The semiconductor device according to any one of the above first to fifth structures may have a structure (sixth structure), in which the target transistor is an insulation gate bipolar transistor, and the first conductive electrode, the second conductive electrode, and the control electrode are respectively collector, emitter, and gate.

The semiconductor device according to any one of the above first to fifth structures may have a structure (seventh structure), in which the target transistor is a field-effect transistor, and the first conductive electrode, the second conductive electrode, and the control electrode are respectively drain, source, and gate.

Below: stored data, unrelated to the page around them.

// ... 69 lines not shown
                for (int kb = 0; kb < p.k_blocks; ++kb) {
                    rs::mbar_wait(&full_bar[stage], phase);
                    rs::tc_fence_after();
                    if (rs::elect_one()) {
                        const uint32_t ss = rs::smem_u32(stages + stage * kStageBytes);
                        const uint32_t sa = kResident ? rs::smem_u32(a_res + (ab * 4 + kb) * PIECE_BYTES) : ss;
                        const uint32_t sb = kResident ? ss : ss + PIECE_BYTES;
#pragma unroll
                        for (int k = 0; k < 4; ++k) {
                            const uint64_t da = rs::umma_desc_noswz(sa + k * 2 * CHUNK_BYTES, CHUNK_BYTES, 128);
                            const uint64_t db = rs::umma_desc_noswz(sb + k * 2 * CHUNK_BYTES, CHUNK_BYTES, 128);
                            rs::tc_mma_bf16(tmem_d, da, db, idesc, (kb | k) != 0);
                        }
                        rs::tc_commit(&empty_bar[stage]);
                        if (kb == p.k_blocks - 1) {
                            rs::tc_commit(&acc_full[acc]);
                            if (kResident && n == p.n_tiles - 1) rs::tc_commit(&a_empty[ab]);
                        }
                    }
                    __syncwarp();
                    if (++stage == NT_STAGES) { stage = 0; phase ^= 1; }
                }
                if (++acc == 2) { acc = 0; acc_phase ^= 1; }
            }
            if (kResident && ++ab == 2) { ab = 0; a_phase ^= 1; }
        }
    } else {
        const int q = warp & 3, row = q * 32 + lane;
        const int chalf = (warp - 2) >> 2;
        int acc = 0; uint32_t acc_phase = 0;
        const float dscale = p.drop_bits ? __ldg(p.drop_scale) : 1.0f;
        for (int m = blockIdx.x; m < p.n_blocks; m += gridDim.x) {
            uint8_t* cblk = p.C + (long long)m * p.c_block_bytes + row * 16;
            const uint8_t* drow = nullptr;
            if (p.drop_bits) {
                const int tp = m % (p.drop_T + 2);
                if (tp >= 1 && tp <= p.drop_T)
                    drow = p.drop_bits + (((long long)(m / (p.drop_T + 2)) * p.drop_T + (tp - 1)) * 128 + row) * p.drop_row_bytes;
            }
            for (int n = 0; n < p.n_tiles; ++n) {
                rs::mbar_wait(&acc_full[acc], acc_phase);
                rs::tc_fence_after();
                const uint32_t taddr = tmem_base + acc * 128 + chalf * 64 + (static_cast<uint32_t>(q * 32) << 16);
#pragma unroll
                for (int c0 = 0; c0 < 64; c0 += 32) {
                    uint32_t r[32];
                    rs::tmem_ld_32x32b_x32(taddr + c0, r);
                    uint32_t mbits = 0xffffffffu;
                    if (drow) mbits = __ldg(reinterpret_cast<const uint32_t*>(drow + p.c_chunk0 + n * 16 + chalf * 8 + c0 / 8));
                    rs::tmem_ld_wait();
                    if (drow) {
#pragma unroll
                        for (int e = 0; e < 32; ++e)
                            r[e] = ((mbits >> e) & 1u) ? __float_as_uint(__uint_as_float(r[e]) * dscale) : 0u;
                    }
                    const float* bs = bias_s + n * 128 + chalf * 64 + c0;
#pragma unroll
                    for (int j = 0; j < 4; ++j) {
                        uint32_t pk[4];
                        const float4 b0 = *reinterpret_cast<const float4*>(bs + 8 * j);
                        const float4 b1 = *reinterpret_cast<const float4*>(bs + 8 * j + 4);
                        const float bb[8] = {b0.x, b0.y, b0.z, b0.w, b1.x, b1.y, b1.z, b1.w};
#pragma unroll
                        for (int e = 0; e < 4; ++e) {
                            const float v0 = __uint_as_float(r[8 * j + 2 * e]) + bb[2 * e];
                            const float v1 = __uint_as_float(r[8 * j + 2 * e + 1]) + bb[2 * e + 1];
                            __nv_bfloat162 h2 = __floats2bfloat162_rn(v0, v1);
                            pk[e] = *reinterpret_cast<uint32_t*>(&h2);
                        }
                        const int chunk = p.c_chunk0 + n * 16 + chalf * 8 + c0 / 8 + j;
                        *reinterpret_cast<uint4*>(cblk + (long long)chunk * CHUNK_BYTES) = make_uint4(pk[0], pk[1], pk[2], pk[3]);
                    }
                }
                rs::tc_fence_before();
                __syncwarp();
                if (lane == 0) rs::mbar_arrive(&acc_empty[acc]);
                if (++acc == 2) { acc = 0; acc_phase ^= 1; }
            }
        }
    }
    rs::tc_fence_before();
    __syncthreads();
    if (warp == 1) rs::tmem_dealloc<256>(tmem_base);
}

The semiconductor device according to any one of the above first to seventh structures may have a structure (eighth structure), in which the semiconductor device is a signal transmission device (1000) disposed between an external device (1400) and the target transistor, and comprises primary side circuit (1100) configured to receive a primary side control signal (Din) from the external device; a secondary side circuit (1200) configured to drive the control electrode of the target transistor; and an insulation circuit (1300) configured to insulate in a DC manner between the primary side circuit and the secondary side circuit, while transmitting the primary side control signal as a secondary side control signal to the secondary side circuit. The control circuit, the overvoltage detection circuit, and the protection switching element are disposed in the secondary side circuit, and the primary side control signal or the secondary side control signal is the input control signal.

A switching device according to one aspect of the present disclosure comprises the semiconductor device according to any one of the above first to eighth structures, and the target transistor (ninth structure).